### Task statement
When a line below contains the word "define", copy that line.

### Material supplied
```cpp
#define FWD_BODY(IMPL, CW)                                                                   \
    if (B <= 0 || T <= 0 || H <= 0 || any_null({w, q, k, v, a, b, y})) return RWKV7_EINVAL; \
    if ((s == nullptr) != (sa == nullptr)) return RWKV7_EINVAL;                              \
    if (T % RWKV7_CHUNK_LEN != 0) return RWKV7_ECHUNK;                                       \
    if ((CW) != 0 && (CW) != 4 && (CW) != 8) return RWKV7_ESHAPE;                            \
    return rwkv7::IMPL(B, T, H, w, q, k, v, a, b, y, s, sa, nullptr, CW, (hipStream_t)stream);

int rwkv7_wkv_fwd_bf16(int B, int T, int H, const void *w, const void *q, const void *k, const void *v,
                       const void *a, const void *b, void *y, float *s, float *sa, rwkv7_stream_t stream) {
    FWD_BODY(wkv_fwd_bf16, 0)
}
int rwkv7_wkv_fwd_f32(int B, int T, int H, const void *w, const void *q, const void *k, const void *v,
                      const void *a, const void *b, void *y, float *s, float *sa, rwkv7_stream_t stream) {
    FWD_BODY(wkv_fwd_f32, 0)
}
int rwkv7_wkv_fwd_variant_bf16(int B, int T, int H, const void *w, const void *q, const void *k, const void *v,
                               const void *a, const void *b, void *y, float *s, float *sa, int cols_per_lane, rwkv7_stream_t stream) {
    FWD_BODY(wkv_fwd_bf16, cols_per_lane)
}
int rwkv7_wkv_fwd_variant_f32(int B, int T, int H, const void *w, const void *q, const void *k, const void *v,
                              const void *a, const void *b, void *y, float *s, float *sa, int cols_per_lane, rwkv7_stream_t stream) {
    FWD_BODY(wkv_fwd_f32, cols_per_lane)
}

#define BWD_BODY(IMPL)                                                                                          \
    if (B <= 0 || T <= 0 || H <= 0 || any_null({w, q, k, v, a, b, dy, s, sa, dw, dq, dk, dv, da, db}))         \
        return RWKV7_EINVAL;                                                                                    \
    if (T % RWKV7_CHUNK_LEN != 0) return RWKV7_ECHUNK;                                                          \
    return rwkv7::IMPL(B, T, H, w, q, k, v, a, b, dy, s, sa, dw, dq, dk, dv, da, db, (hipStream_t)stream);

int rwkv7_wkv_bwd_bf16(int B, int T, int H, const void *w, const void *q, const void *k, const void *v,
                       const void *a, const void *b, const void *dy, const float *s, const float *sa, void *dw,
                       void *dq, void *dk, void *dv, void *da, void *db, rwkv7_stream_t stream) {
    BWD_BODY(wkv_bwd_bf16)
}
int rwkv7_wkv_bwd_f32(int B, int T, int H, const void *w, const void *q, const void *k, const void *v,
                      const void *a, const void *b, const void *dy, const float *s, const float *sa, void *dw,
                      void *dq, void *dk, void *dv, void *da, void *db, rwkv7_stream_t stream) {
    BWD_BODY(wkv_bwd_f32)
}

namespace {
constexpr size_t kArenaRec = (size_t)RWKV7_Q15_REC * 2, kArenaTinv = 32 * 32 * sizeof(float);
// ... 465 lines not shown
    if (D <= 0 || D % 128 != 0) return RWKV7_ESHAPE;
    for (int i = 0; i < nb; i++) {
        if (w1[i] == nullptr) return RWKV7_EINVAL;
        d.w1[i] = w1[i];
    }
    return rwkv7::lora_down_pack(d, R, D, packed, (hipStream_t)stream);
}
int rwkv7_lora_down_fwd_bf16(int nb, const int *ranks, const int *acts, long M, int T, int D, const void *x, const void *mask,
                             const void *const *mu, const void *packed, void *const *out, rwkv7_stream_t stream) {
    rwkv7::LoraDownDesc d;
    const int R = lora_down_desc(d, nb, ranks);
    if (R < 0) return R;
    if (acts == nullptr || x == nullptr || mu == nullptr || packed == nullptr || out == nullptr) return RWKV7_EINVAL;
    if (M <= 0 || T <= 0 || M % T != 0 || M % 128 != 0 || D <= 0 || D % 128 != 0 || D > 4096) return RWKV7_ESHAPE;
    for (int i = 0; i < nb; i++) {
        if (mu[i] == nullptr || out[i] == nullptr || acts[i] < 0 || acts[i] > 2) return RWKV7_EINVAL;
        d.act[i] = acts[i];
        d.mu[i] = mu[i];
        d.out[i] = out[i];
    }
    const int rc = rwkv7::lora_down_fwd(d, R, M, T, D, x, mask, packed, (hipStream_t)stream);
    return rc == -4 ? RWKV7_ESHAPE : rc;
}
int rwkv7_gemv32_bf16(int M, int N, int K, const void *x, const void *w, const void *bias, void *y, rwkv7_stream_t stream) {
    if (any_null({x, w, y})) return RWKV7_EINVAL;
    if (M <= 0 || M > 32 || N <= 0 || K <= 0 || K % 64 != 0) return RWKV7_ESHAPE;
    return rwkv7::gemv32_bf16(M, N, K, x, w, bias, y, (hipStream_t)stream);
}
int rwkv7_lora32_bf16(int M, int N, int K, int R, int act, const void *x, const void *w1, const void *w2, const void *bias,
                      void *y, rwkv7_stream_t stream) {
    if (any_null({x, w1, w2, y})) return RWKV7_EINVAL;
    if (M <= 0 || M > 32 || N <= 0 || K <= 0 || K % 64 != 0 || (R != 32 && R != 64 && R != 128) || act < 0 || act > 2)
        return RWKV7_ESHAPE;
    return rwkv7::lora32_bf16(M, N, K, R, act, x, w1, w2, bias, y, (hipStream_t)stream);
}
int rwkv7_adamw_groups_bf16(long n, float *p32, const void *g16, float *m, float *v, void *p16, const unsigned char *slab_group,
                            const float *group_tab, int ngroups, const float *skip_flag, float lr, float beta1, float beta2, float eps,
                            int step, rwkv7_stream_t stream) {
    if (n <= 0 || step <= 0 || any_null({(const void *)p32, g16, (const void *)m, (const void *)v, p16})) return RWKV7_EINVAL;
    if ((slab_group == nullptr) != (group_tab == nullptr) || (slab_group && (ngroups <= 0 || ngroups > 256))) return RWKV7_EINVAL;
    if (n % 4 != 0 || (slab_group && n % 128 != 0)) return RWKV7_ESHAPE;
    const double bc1 = 1.0 - pow((double)beta1, step), bc2 = 1.0 - pow((double)beta2, step);
    return rwkv7::adamw_step(n, p32, g16, m, v, p16, slab_group, group_tab, skip_flag, lr, beta1, beta2, eps, 0.f, (float)(1.0 / bc1),
                             (float)(1.0 / sqrt(bc2)), (hipStream_t)stream);
}
int rwkv7_adamw_bf16(long n, float *p32, const void *g16, float *m, float *v, void *p16, float lr, float beta1, float beta2,
                     float eps, float weight_decay, int step, rwkv7_stream_t stream) {
    if (n <= 0 || step <= 0 || any_null({(const void *)p32, g16, (const void *)m, (const void *)v, p16})) return RWKV7_EINVAL;
    if (n % 4 != 0) return RWKV7_ESHAPE;
    const double bc1 = 1.0 - pow((double)beta1, step), bc2 = 1.0 - pow((double)beta2, step);
    return rwkv7::adamw_step(n, p32, g16, m, v, p16, nullptr, nullptr, nullptr, lr, beta1, beta2, eps, weight_decay,
                             (float)(1.0 / bc1), (float)(1.0 / sqrt(bc2)), (hipStream_t)stream);
}
int rwkv7_ce_fwd_bwd_bf16(long rows, int V, void *logits, const long *labels, long ignore_index, float scale, float *loss_rows,
                          rwkv7_stream_t stream) {
    if (rows <= 0 || V <= 0 || any_null({(const void *)logits, (const void *)labels, (const void *)loss_rows})) return RWKV7_EINVAL;
    return rwkv7::ce_fwd_bwd(rows, V, V, logits, labels, ignore_index, scale, loss_rows, 0.f, (hipStream_t)stream);
}
int rwkv7_ce_fwd_bwd_ls_bf16(long rows, int V, void *logits, const long *labels, long ignore_index, float scale, float *loss_rows,
                             float label_smoothing,
                          rwkv7_stream_t stream) {
    if (rows <= 0 || V <= 0 || any_null({(const void *)logits, (const void *)labels, (const void *)loss_rows})) return RWKV7_EINVAL;
    if (!(label_smoothing >= 0.f && label_smoothing < 1.f)) return RWKV7_EINVAL;
    return rwkv7::ce_fwd_bwd(rows, V, V, logits, labels, ignore_index, scale, loss_rows, label_smoothing, (hipStream_t)stream);
}
int rwkv7_ce_fwd_bwd_ld_bf16(long rows, int V, long ld, void *logits, const long *labels, long ignore_index, float scale, float *loss_rows,
                             float label_smoothing, rwkv7_stream_t stream) {
    if (rows <= 0 || V <= 0 || ld < V || any_null({(const void *)logits, (const void *)labels, (const void *)loss_rows})) return RWKV7_EINVAL;
    if (!(label_smoothing >= 0.f && label_smoothing < 1.f)) return RWKV7_EINVAL;
    return rwkv7::ce_fwd_bwd(rows, V, ld, logits, labels, ignore_index, scale, loss_rows, label_smoothing, (hipStream_t)stream);
}
int rwkv7_wgrad_skinny_bf16(long M, int N, int K, int S, const void *dy, const void *x, float *parts, rwkv7_stream_t stream) {
    if (any_null({dy, x, parts})) return RWKV7_EINVAL;
    const int rank = N > K ? K : N, wide = N > K ? N : K;
    if (M <= 0 || S <= 0 || M % S != 0 || (M / S) % 128 != 0 || wide % 256 != 0 || (rank != 32 && rank != 64 && rank != 128))
        return RWKV7_ESHAPE;
    return rwkv7::wgrad_skinny_bf16(M, N, K, S, dy, x, parts, (hipStream_t)stream);
}
int rwkv7_wgrad_mid_bf16(long M, int N, int K, int S, const void *dy, const void *x, float *parts, rwkv7_stream_t stream) {
    if (any_null({dy, x, parts})) return RWKV7_EINVAL;
    if (M <= 0 || S <= 0 || M % S != 0 || (M / S) % 64 != 0 || K <= 0 || K % 256 != 0 || (N != 512 && N != 576)) return RWKV7_ESHAPE;
    return rwkv7::wgrad_mid_bf16(M, N, K, S, dy, x, parts, (hipStream_t)stream);
}
int rwkv7_sum_slabs_bf16(long n, int S, const float *parts, void *out, int accumulate, rwkv7_stream_t stream) {
    if (n <= 0 || S <= 0 || any_null({(const void *)parts, (const void *)out})) return RWKV7_EINVAL;
    if (n % 4 != 0) return RWKV7_ESHAPE;
    return rwkv7::sum_slabs_bf16(n, S, parts, out, accumulate, (hipStream_t)stream);
}
int rwkv7_gather_rows_bf16(long n_out, int D, const void *src, const int *idx, void *out, rwkv7_stream_t stream) {
    if (n_out <= 0 || D <= 0 || any_null({src, (const void *)idx, (const void *)out})) return RWKV7_EINVAL;
    if (D % 8 != 0) return RWKV7_ESHAPE;
    return rwkv7::gather_rows16(n_out, D, src, idx, out, (hipStream_t)stream);
}
int rwkv7_transpose_bf16(int R, int C, const void *in, void *out, rwkv7_stream_t stream) {
    if (R <= 0 || C <= 0 || any_null({in, (const void *)out})) return RWKV7_EINVAL;
    if (R % 64 != 0 || C % 64 != 0) return RWKV7_ESHAPE;
    return rwkv7::transpose_bf16(R, C, in, out, (hipStream_t)stream);
}
int rwkv7_decode_layer_ptrs(void) { return rwkv7::decode_layer_ptrs(); }
size_t rwkv7_decode_workspace_bytes(const rwkv7_decode_dims *dm) {
    if (!dm) return 0;
    return rwkv7::decode_workspace_bytes(dm->B, dm->D, dm->H, dm->F, dm->V, dm->Rw, dm->Ra, dm->Rv, dm->Rg);
}
int rwkv7_decode_step_bf16(const rwkv7_decode_dims *dm, const void *const *layer_tbl, const void *x_in, const void *norm_w,
                           const void *norm_b, const void *head_w, const void *head_b, float *logits, void *workspace,
                           int persistent, rwkv7_stream_t stream) {
    if (!dm || any_null({(const void *)layer_tbl, x_in, norm_w, norm_b, head_w, (const void *)logits, (const void *)workspace}))
        return RWKV7_EINVAL;
    if (dm->H * RWKV7_HEAD_SIZE != dm->D) return RWKV7_EHEAD;
    return rwkv7::decode_step_bf16(dm->B, dm->D, dm->H, dm->L, dm->F, dm->V, dm->Rw, dm->Ra, dm->Rv, dm->Rg, dm->ln_eps, dm->gn_eps,
                                   layer_tbl, nullptr, x_in, norm_w, norm_b, head_w, head_b, logits, workspace, persistent,
                                   (hipStream_t)stream);
}
int rwkv7_decode_step_tbl_bf16(const rwkv7_decode_dims *dm, const void *const *layer_tbl, const void *const *layer_tbl_host,
                               const void *x_in, const void *norm_w, const void *norm_b, const void *head_w, const void *head_b,
                               float *logits, void *workspace, int persistent, rwkv7_stream_t stream) {
    if (!dm || any_null({(const void *)layer_tbl, (const void *)layer_tbl_host, x_in, norm_w, norm_b, head_w, (const void *)logits,
                         (const void *)workspace}))
        return RWKV7_EINVAL;
    if (dm->H * RWKV7_HEAD_SIZE != dm->D) return RWKV7_EHEAD;
    return rwkv7::decode_step_bf16(dm->B, dm->D, dm->H, dm->L, dm->F, dm->V, dm->Rw, dm->Ra, dm->Rv, dm->Rg, dm->ln_eps, dm->gn_eps,
                                   layer_tbl, layer_tbl_host, x_in, norm_w, norm_b, head_w, head_b, logits, workspace, persistent,
                                   (hipStream_t)stream);
}
int rwkv7_sample_rows_f32(int rows, int nseg, const float *logits, long ld, const int *seg_off, const int *seg_len, const int *allow_lo,
                          const int *allow_hi, const int *suppress, int nsuppress, int max_domain, int do_sample, int top_k, float top_p,
                          float temperature, unsigned long long seed, const long *step, long *out, rwkv7_stream_t stream) {
    if (rows <= 0 || nseg <= 0 || max_domain <= 0 || nsuppress < 0 ||
        any_null({(const void *)logits, (const void *)seg_off, (const void *)seg_len, (const void *)step, (const void *)out}) ||
        (nsuppress > 0 && !suppress))
        return RWKV7_EINVAL;
    return rwkv7::sample_rows_f32(rows, nseg, logits, ld, seg_off, seg_len, allow_lo, allow_hi, suppress, nsuppress, max_domain, do_sample,
                                  top_k, top_p, temperature, seed, step, out, nullptr, -1, 0, (hipStream_t)stream);
}
int rwkv7_sample_rows_tail_f32(int rows, const float *logits, long ld, const int *seg_off, const int *seg_len, const int *allow_lo,
                               const int *allow_hi, const int *suppress, int nsuppress, int max_domain, int do_sample, int top_k, float top_p,
                               float temperature, unsigned long long seed, const long *step, long *out, const rwkv7_sample_tail *tail,
                               int min_eos_id, long min_eos_until, rwkv7_stream_t stream) {
    if (rows <= 0 || max_domain <= 0 || nsuppress < 0 ||
        any_null({(const void *)logits, (const void *)seg_off, (const void *)seg_len, (const void *)step, (const void *)out}) ||
        (nsuppress > 0 && !suppress))
        return RWKV7_EINVAL;
    return rwkv7::sample_rows_f32(rows, 1, logits, ld, seg_off, seg_len, allow_lo, allow_hi, suppress, nsuppress, max_domain, do_sample, top_k,
                                  top_p, temperature, seed, step, out, tail, min_eos_id, min_eos_until, (hipStream_t)stream);
}
int rwkv7_sample_slots_f32(int rows, const float *logits, long ld, const int *row_slot, const int *allow_lo, const int *allow_hi,
                           const int *suppress, int nsuppress, int max_domain, const rwkv7_slot_state *st, rwkv7_stream_t stream) {
    if (rows <= 0 || !st || !logits || max_domain <= 0 || nsuppress < 0 || (nsuppress > 0 && !suppress) || (!allow_lo != !allow_hi))
        return RWKV7_EINVAL;
    if (any_null({(const void *)st->step, (const void *)st->limit, (const void *)st->min_until, (const void *)st->seed,
                  (const void *)st->inv_temp, (const void *)st->top_k, (const void *)st->top_p, (const void *)st->do_sample,
                  (const void *)st->live, (const void *)st->ids, (const void *)st->seq}) ||
        st->seq_ld <= 0 || st->slots <= 0 || (st->emb && (!st->x || st->D <= 0)))
        return RWKV7_EINVAL;
    return rwkv7::sample_slots_f32(rows, logits, ld, row_slot, allow_lo, allow_hi, suppress, nsuppress, max_domain, st, (hipStream_t)stream);
}
int rwkv7_ras_step_f32(int V, const float *logits, long *tok, long *recent, long *ptr, long *step_i, long n_ignore, int eos, float top_p,
                       int top_k, int win_size, float tau_r, unsigned long long seed, rwkv7_stream_t stream) {
    if (V <= 0 || any_null({(const void *)logits, (const void *)tok, (const void *)recent, (const void *)ptr, (const void *)step_i}))
        return RWKV7_EINVAL;
    return rwkv7::ras_step_f32(V, logits, tok, recent, ptr, step_i, n_ignore, eos, top_p, top_k, win_size, tau_r, seed, (hipStream_t)stream);
}
int rwkv7_xy_frame_step(int B, int C, int rows, long text_shift, long speech_vocab, long pad, long eos0, long total, const long *eos_list,
                        int n_eos, int reference_termination, const long *nt, long *out, long *row, long *pos, long *unfinished, long *needs,
                        unsigned char *all_done, long *n_rows, rwkv7_stream_t stream) {
    if (B <= 0 || n_eos < 0 || (n_eos > 0 && !eos_list) ||
// ... 23 lines not shown
```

### Reply to the exercise
#define FWD_BODY(IMPL, CW)                                                                   \
#define BWD_BODY(IMPL)                                                                                          \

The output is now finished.